ALTERING TOBACCO LEAVES TO PRODUCE MEDICINE IS NOT THE ONLY WAY to enlist the plant kingdom in the cause for better health. Another path is more straightforward—boosting the nutritional content of current crops, especially in the developing world. “Scientists are using the same plant biotechnology that produces biological substances for clinical use to put extra nutrients in staples such as rice for developing countries,” says Jing Kang,who researches lipid medicine and technology at Massachusetts General Hospital. “We also have nutrition problems, such as unhealthy fats in oils and meats, that we could address with the same technology.”

Golden Rice is the poster child for that approach.
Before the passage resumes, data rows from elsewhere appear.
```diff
@@ -744,6 +756,7 @@
         if (e == hipSuccess) e = hipMemsetAsync(g->qbuf, 0, Mpad * D * 4, st);
         if (e == hipSuccess && g->yq) e = hipMemsetAsync(g->yq, 0, (size_t)D / 16 * 2 * 3 * 64 * 16, st);
         if (e == hipSuccess) e = hipMemsetAsync(g->xsync, 0, (8 * 64 + 64) * 4, st);
+        if (e == hipSuccess) e = hipMemsetAsync(g->qxsync, 0, (size_t)L * 8 * 32 * 4, st);
         if (e == hipSuccess) e = hipStreamCreateWithFlags(&g->cap_stream, hipStreamNonBlocking);
         if (e == hipSuccess) e = hipEventCreate(&g->ev0);
         if (e == hipSuccess) e = hipEventCreate(&g->ev1);
@@ -772,6 +785,19 @@
                      (long long)nb * cus >= (long long)(D / 32) * 4;
         g->xcd_ok = ok;
         { const char* e = getenv("WMAR_INJECT_SYNC_FAIL"); g->inject_fail = (e && atoi(e) > 0) ? 1 : 0; }
+        g->no_qx_xcd = getenv("WMAR_NO_QX_XCD") != nullptr;
+        {
+            const int G = 3 * D / 128;
+            int S = G > 0 ? 256 / G : 0;
+            if (S > QKV_SLABS_MAX) S = QKV_SLABS_MAX;
+            if (S > D / 8 / QX_CK) S = D / 8 / QX_CK;
+            const int grid = 8 * ((G * S + 7) / 8);
+            int nq = 0, qdev = 0, qcus = 0;
+            g->qx_xf_ok = (3 * D) % 128 == 0 && S >= 1 &&
+                          hipOccupancyMaxActiveBlocksPerMultiprocessor(&nq, k_qkvx_bx_xf<1>, 512, 0) == hipSuccess && nq >= 1 &&
+                          hipGetDevice(&qdev) == hipSuccess && hipDeviceGetAttribute(&qcus, hipDeviceAttributeMultiprocessorCount, qdev) == hipSuccess &&
+                          qcus >= grid;
+        }
     }
     if (rc != WMAR_OK) { delete g; return rc; }
     *out = g;
@@ -805,8 +831,9 @@
     WMAR_HIP_CHECK(hipMemsetAsync(g->xsync, 0, (8 * 64 + 64) * 4, st));
     g->xcd_ok = false;
     g->fallbacks += 1;
-    fprintf(stderr, "wmar_amd: the fused projection launch (k_bx_xr) %s; this engine continues on the two-launch path (the call is re-run; "
-                    "wmar_gpt_plan_info reports barrier_fallbacks)\n", f[0] ? "found a workgroup on a foreign XCD" : "gave up waiting at its XCD-local barrier");
+    fprintf(stderr, "wmar_amd: the fused projection launch (k_bx_xr) or the QKV launch's fold hand-off (k_qkvx_bx_xf) %s; this engine continues "
+                    "on the two-launch path and k_qkvx_bx (the call is re-run; wmar_gpt_plan_info reports barrier_fallbacks)\n",
+            f[0] ? "found a workgroup on a foreign XCD" : "gave up waiting");
     return 1;
 }
 static int gpt_inject(wmar_gpt* g, hipStream_t st) {
@@ -867,7 +894,11 @@
         const int l = it % ncycle;
         switch (role) {
             case WMAR_T_EMBED: return p.embed();
-            case WMAR_T_QKV: if (p.small) return p.qkv_small(l); p.xcur = g->x; return p.S_qx > 0 ? p.qkvx(l, g->layers[l].bfc2) : p.qkv(l);
+            case WMAR_T_QKV:
+                if (p.small) return p.qkv_small(l);
+                p.xcur = g->x;
+                if (p.S_qx > 0 && p.qkv_xf() && l == 0 && hipMemsetAsync(g->qxsync, 0, (size_t)p.qx_sync_bytes(), st) != hipSuccess) return WMAR_EHIP;
+                return p.S_qx > 0 ? p.qkvx(l, g->layers[l].bfc2) : p.qkv(l);
             case WMAR_T_ATTN: return p.attn(l);
             case WMAR_T_PROJ: return p.proj(l);
             case WMAR_T_RESID: if (p.small) { set_error("profile_role: the small-batch path has no residual launch"); return WMAR_EINVAL; } return p.resid(g->layers[l].bproj, p.S_proj);
@@ -917,10 +948,11 @@
         return WMAR_OK;
     }
     const LayerW& w = g->layers[0];
-    char qkv[96], proj[160], fc1[96], fc2[96];
+    char qkv[160], proj[160], fc1[96], fc2[96];
     const int S_in = p.S_fc2 + (p.fc2_hi > 0 ? 1 : 0);
     (void)w;
-    if (p.qkv_bx()) snprintf(qkv, sizeof qkv, "k_qkvx_bx<%d> (bf16 pipe, %d K slices)", S_in, p.S_qx);
+    if (p.qkv_xf()) snprintf(qkv, sizeof qkv, "k_qkvx_bx_xf<%d> (bf16 pipe, %d K slices, residual fold once per K slice, layer 0 k_qkvx_bx<0>)", S_in, p.S_qx);
+    else if (p.qkv_bx()) snprintf(qkv, sizeof qkv, "k_qkvx_bx<%d> (bf16 pipe, %d K slices)", S_in, p.S_qx);
     else if (p.S_qx > 0) snprintf(qkv, sizeof qkv, "k_qkvx<%d,%d> (fp32 MFMA, %d K slices)", p.MT, S_in, p.S_qx);
     else snprintf(qkv, sizeof qkv, "k_gemm<EPI_PACKED> (fp32 MFMA, %d K slices) after k_resid_stats", p.S_qkv);
     if (p.proj_xr) snprintf(proj, sizeof proj, "k_bx_xr<%d,4> (bf16 pipe, 4 K slices + XCD-local reduction: residual fold and LN2 statistics inside)", BX_PER);
```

This special grain is fortified with beta-carotene, the precursor to vitamin A. Rice doesn’t naturally produce vitamin A, and deficiencies in that nutrient may cause blindness, immune problems and other health issues in the millions of people whose primary daily sustenance is a bowl of rice.

International aid organizations currently address vitamin A deficiencies by distributing supplements, but that requires ongoing funding and is subject to political or social upheavals. “Pills don’t multiply, but seeds do,” says Peter Beyer, a cell biologist at the University of Freiburg in Germany. During the 1990s, he and Ingo Potrykus of the Swiss Federal Institute of Technology (ETH), in Zurich discovered that rice has most, but not all, of the genetic machinery needed to produce vitamin A. They found a way to add genes to complete the pathway—borrowing one of the missing beta-carotene genes from the daffodil and another from a bacterium.

Today, the International Rice Research Institute and its agencies in several countries have bred strains of Golden Rice that can grow in various climates using traditional farming methods. Because the rice is transgenic, farmers can collect its seeds for replanting the next year, indefinitely.

Those who are philosophically opposed to genetically modified organisms (GMOs) have tried to block the introduction of Golden Rice in the developing world. Others argue that what’s needed is to alleviate world poverty and balance the uneven global distribution of healthy foods. “When I was 14, I believed in that goal,” Beyer says. “Now my hair is gray.” The need to save lives, he says, is here, and so is the technology.

The developed world, meanwhile, has its own food problems—an overabundance of unhealthy fats, for one—and rather than adding foreign genes to plants, researchers are attempting to address such issues with new gene-editing tools that can tweak or inactivate the genes that are already there, says Daniel Voytas, of the Center for Genome Engineering at the University of Minnesota. Soybean oil, for example, is high in polyunsaturated fats. That’s a problem in prepared foods, so soybean oil has typically been hydrogenated—a well-understood health risk. Voytas edited out the soybean gene that makes polyunsaturated fats, leaving monounsaturated fats, which are much healthier. He is also tweaking potatoes to produce fewer neurotoxins when they’re fried. If people are what they eat, such advances may head off diet-related health problems before they begin.